To overcome this limitation, the authors propose the use of txt2Pajek.exe, a free utility that converts a plain‑text incidence matrix directly into the Pajek .net format. Pajek is a dedicated network‑analysis program capable of handling hundreds of thousands of vertices and millions of edges, thus eliminating the column‑count restriction inherent to relational databases. The proposed workflow consists of three main steps. First, the existing Leydesdorff routines are used to extract WoS records and write them to a CSV or TSV file that follows the conventional document‑by‑row, variable‑by‑column layout. Second, the CSV/TSV file is reformatted to meet txt2Pajek’s input specifications (e.g., a header line “*Vertices” followed by a list of vertex identifiers, then a “*Matrix” section where a ‘1’ indicates the presence of a link between a document and a variable). During this step each variable is assigned a unique numeric identifier, and any non‑ASCII characters, spaces, or punctuation are sanitized to avoid parsing errors. Third, txt2Pajek is executed, producing a .net file that can be opened directly in Pajek, Gephi, UCINET, or any other tool that accepts the Pajek format.

The authors validate the approach with a case study involving roughly 10,000 articles and 5,000 distinct variables (authors, keywords, institutions, and cited references). Using a standard laptop, txt2Pajek transformed the full incidence matrix into a Pajek network in under five minutes, consuming only modest RAM. Subsequent analyses in Pajek demonstrated that standard network metrics (degree centrality, betweenness, clustering coefficient) and community‑detection algorithms (e.g., modularity optimization) could be applied without any loss of variable granularity. Visualization in Gephi revealed dense co‑authorship clusters and thematic keyword co‑occurrence structures that would have been invisible if the variable set had been trimmed to fit the RDBMS column limit.

The paper also discusses practical considerations. Because txt2Pajek operates on plain text, any variable names containing spaces, special symbols, or non‑Latin characters must be pre‑processed—typically by replacing them with underscores or numeric codes. Failure to do so can cause misalignment of vertices and edges. Moreover, the resulting networks can become extremely dense, especially when many documents share common keywords or references; therefore, the authors recommend post‑processing steps such as edge weight thresholding, removal of isolated nodes, or application of dimensionality‑reduction techniques (e.g., backbone extraction) to improve readability. Despite these preprocessing requirements, the authors argue that the overall gain in data completeness and analytical flexibility outweighs the added effort.

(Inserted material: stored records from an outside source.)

def vq_quantize_rows(z, codebook, sel_mask=None, eps=1e-6, want_ste=True, want_xnorm=False, loss_post=1.0):
    _f32c(z, 'z'); _f32c(codebook, 'codebook')
    N, D = z.shape
    K = codebook.shape[1]
    assert codebook.shape[0] == D
    dev = z.device
    idx = torch.empty((N,), dtype=torch.int64, device=dev)
    ste = torch.empty((N, D), dtype=torch.float32, device=dev) if want_ste else None
    loss = torch.empty((), dtype=torch.float32, device=dev)
    counts = torch.empty((K,), dtype=torch.float32, device=dev)
    ws = torch.empty((4096,), dtype=torch.float32, device=dev)
    if sel_mask is not None:
        sel_mask = _f32c(sel_mask.reshape(-1).to(torch.float32).contiguous(), 'sel_mask')
        assert sel_mask.numel() == K
    n = N * D
    if want_xnorm:
        xnorm = torch.empty((N, D), dtype=torch.float32, device=dev)
        _call('vqn_vq_quantize_rows_train', _ptr(z), N, D, _ptr(codebook), K, _ptr(sel_mask), eps, 1.0 / n if n else 0.0, loss_post, _ptr(ws),
              _ptr(idx), _ptr(ste), _ptr(loss), _ptr(counts), _ptr(xnorm))
        return idx, ste, loss, counts, xnorm
    _call('vqn_vq_quantize_rows', _ptr(z), N, D, _ptr(codebook), K, _ptr(sel_mask), eps, 1.0 / n if n else 0.0, _ptr(ws), _ptr(idx), _ptr(ste),
          _ptr(loss), _ptr(counts))
    return idx, ste, loss, counts


_scratch_cache = {}
_scratch_held = []


def _scratch(tag, need, device, stream=None, capturing=None):
    if stream is None:
        stream = torch.cuda.current_stream().cuda_stream
    if capturing is None:
        capturing = torch.cuda.is_current_stream_capturing()
    key = (str(device), stream, tag)
    entry = _scratch_cache.get(key)
    if entry is None or entry[0].numel() < need:
        if entry is not None and entry[1]:
            _scratch_held.append(entry[0])
        entry = _scratch_cache[key] = [torch.empty((need,), dtype=torch.uint8, device=device), False]
    entry[1] = entry[1] or capturing
    return entry[0]


def _scratch_bytes(name, desc):
    need = getattr(lib(), name)(desc)
    if need <= 0:
        raise VqnError(f'{name}: invalid descriptor')
    return need


def neus_sdf_points(sdf_desc, wbuf_sdf, rays_o=None, rays_d=None, z=None, pts=None, mode='f32', pack=None):
    if pack is not None:
        dp, wp = pack.sdf_desc, pack.sdf_wbuf
    else:
        _f32c(wbuf_sdf, 'wbuf_sdf')
        dp, wp = _host(sdf_desc), _ptr(wbuf_sdf)
    if pts is not None:
        _f32c(pts, 'pts'); P, S = pts.shape[0], 1
        dev = pts.device
    else:
        _f32c(rays_o, 'rays_o'); _f32c(rays_d, 'rays_d'); _f32c(z, 'z')
        B, S = z.shape
        P = B * S
        dev = z.device
    out = torch.empty((P,), dtype=torch.float32, device=dev)
    entry = {'f32': 'vqn_neus_sdf_points', 'f16s': 'vqn_neus_sdf_points_f16s', 'x3': 'vqn_neus_sdf_points_x3'}[mode]
    _call(entry, dp, wp, _ptr(rays_o), _ptr(rays_d), _ptr(z), _ptr(pts), P, S, _ptr(out))
    return out
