import numpy as np

from . import _capi
from ._capi import SimParams, make_params, pbSimConfig, pbSimStats

__all__ = ["Sim", "Ensemble", "DeviceArray", "legacy", "SimParams", "make_params", "library_paths", "self_test"]


def self_test(div_samples=1 << 32):
    vals = [C.c_ulonglong() for _ in range(4)]
    _capi.check(_capi.lib().pbSelfTest(int(div_samples), *[C.byref(v) for v in vals]), "pbSelfTest")
    keys = ("sqrt_checked", "sqrt_mismatches", "div_checked", "div_mismatches")
    return {k: int(v.value) for k, v in zip(keys, vals)}


def self_test_hold_threshold(c):
    checked, bad = C.c_ulonglong(), C.c_ulonglong()
    _capi.check(_capi.lib().pbSelfTestHoldThreshold(float(c), C.byref(checked), C.byref(bad)), "pbSelfTestHoldThreshold")
    return {"checked": checked.value, "mismatches": bad.value}


def self_test_pair_geometry(first_slice=0, slices=64):
    checked, bad = C.c_ulonglong(), C.c_ulonglong()
# ... 197 lines not shown
        return out

    @property
    def time(self):
        t = C.c_float()
        _capi.check(_capi.lib().pbSimGetTime(self._h, C.byref(t)))
        return t.value

    @time.setter
    def time(self, t):
        _capi.check(_capi.lib().pbSimSetTime(self._h, float(t)))

    @property
    def phase_draws(self):
        d = C.c_uint()
        _capi.check(_capi.lib().pbSimGetPhaseDraws(self._h, C.byref(d)))
        return d.value

    @phase_draws.setter
    def phase_draws(self, d):
        _capi.check(_capi.lib().pbSimSetPhaseDraws(self._h, int(d)))

    def step(self, nsteps, dt=0.01, sort_interval=180.0):
        done = C.c_int()
        _capi.check(_capi.lib().pbSimStep(self._h, dt, sort_interval, int(nsteps), C.byref(done)), "pbSimStep")
        return done.value

    def step_timed(self, nsteps, dt=0.01, sort_interval=180.0):
        done = C.c_int()
        ms = C.c_float()
        _capi.check(_capi.lib().pbSimStepTimed(self._h, dt, sort_interval, int(nsteps), C.byref(done),
                                               C.byref(ms)), "pbSimStepTimed")
        return done.value, ms.value

    def step_timed_wall(self, nsteps, dt=0.01, sort_interval=180.0):
        done, ms, wall = C.c_int(), C.c_float(), C.c_double()
        _capi.check(_capi.lib().pbSimStepTimedWall(self._h, dt, sort_interval, int(nsteps), C.byref(done), C.byref(ms),
                                                   C.byref(wall)), "pbSimStepTimedWall")
        return done.value, ms.value, wall.value

    def synchronize(self):
        _capi.check(_capi.lib().pbSimSynchronize(self._h))

    def centroid(self):
        cx, cy = C.c_double(), C.c_double()
        _capi.check(_capi.lib().pbSimCentroid(self._h, C.byref(cx), C.byref(cy)), "pbSimCentroid")
        return cx.value, cy.value

    def stats(self):
        s = pbSimStats()
        _capi.check(_capi.lib().pbSimGetStats(self._h, C.byref(s)))
        return {k: int(getattr(s, k)) for k, _ in pbSimStats._fields_}

    def config(self):
        c = pbSimConfig()
        _capi.check(_capi.lib().pbSimGetConfig(self._h, C.byref(c)))
        return {k: int(getattr(c, k)) for k, _ in pbSimConfig._fields_}

    def force_kernel_name(self):
        buf = C.create_string_buffer(2048)
        _capi.check(_capi.lib().pbSimForceKernelName(self._h, buf, len(buf)), "pbSimForceKernelName")
        return buf.value.decode()

    def set_force_variant(self, variant):
        _capi.check(_capi.lib().pbSimSetForceVariant(self._h, int(variant)))

    def set_stream_walk(self, mode):
        _capi.check(_capi.lib().pbSimSetStreamWalk(self._h, int(mode)), "pbSimSetStreamWalk")

    def stream_walk_trips(self):
        a, b = C.c_ulonglong(0), C.c_ulonglong(0)
        _capi.check(_capi.lib().pbSimGetStreamWalkTrips(self._h, C.byref(a), C.byref(b)), "pbSimGetStreamWalkTrips")
        return a.value, b.value

    def set_force_sums(self, mode):
        _capi.check(_capi.lib().pbSimSetForceSums(self._h, int(mode)))

    def select_force_form(self, index):
        _capi.check(_capi.lib().pbSimSelectForceForm(self._h, int(index)), "pbSimSelectForceForm")

    def set_lanes_per_bot(self, lanes):
        _capi.check(_capi.lib().pbSimSetLanesPerBot(self._h, int(lanes)))

    def set_resident(self, mode):
        _capi.check(_capi.lib().pbSimSetResident(self._h, int(mode)))

    def set_resort_every_step(self, on):
        _capi.check(_capi.lib().pbSimSetResortEveryStep(self._h, 1 if on else 0))

    def colors(self, member=0):
        out = np.empty((self.n, 4), np.float32)
        _capi.check(_capi.lib().pbSimGetColorsOf(self._h, int(member), _capi.np_ptr(out)), "pbSimGetColorsOf")
        return out

    def set_centroid_trail(self, on):
        _capi.check(_capi.lib().pbSimSetCentroidTrail(self._h, 1 if on else 0), "pbSimSetCentroidTrail")

    def centroid_trail(self, member=0):
        steps = int(self.params.centroid_steps)
        xy = np.empty((steps, 2), np.float32)
        times = np.empty(steps, np.float32)
        rec = C.c_uint(0)
        _capi.check(_capi.lib().pbSimGetCentroidTrailOf(self._h, int(member), _capi.np_ptr(xy), _capi.np_ptr(times),
                                                        C.byref(rec)), "pbSimGetCentroidTrailOf")
        return xy, times, int(rec.value)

In conclusion, the integration of txt2Pajek into the existing Leydesdorff workflow effectively removes the column‑count ceiling imposed by relational databases, enabling researchers to retain the full richness of WoS metadata when constructing large‑scale bibliometric networks. The method is entirely free, platform‑independent, and can be executed on ordinary personal computers, making it accessible to a broad community of scholars. The authors suggest future extensions such as automated preprocessing pipelines, parallelized conversion for truly massive datasets (hundreds of thousands of records and tens of thousands of variables), and direct interfacing with cloud‑based storage solutions to further streamline the pipeline for big‑data bibliometrics.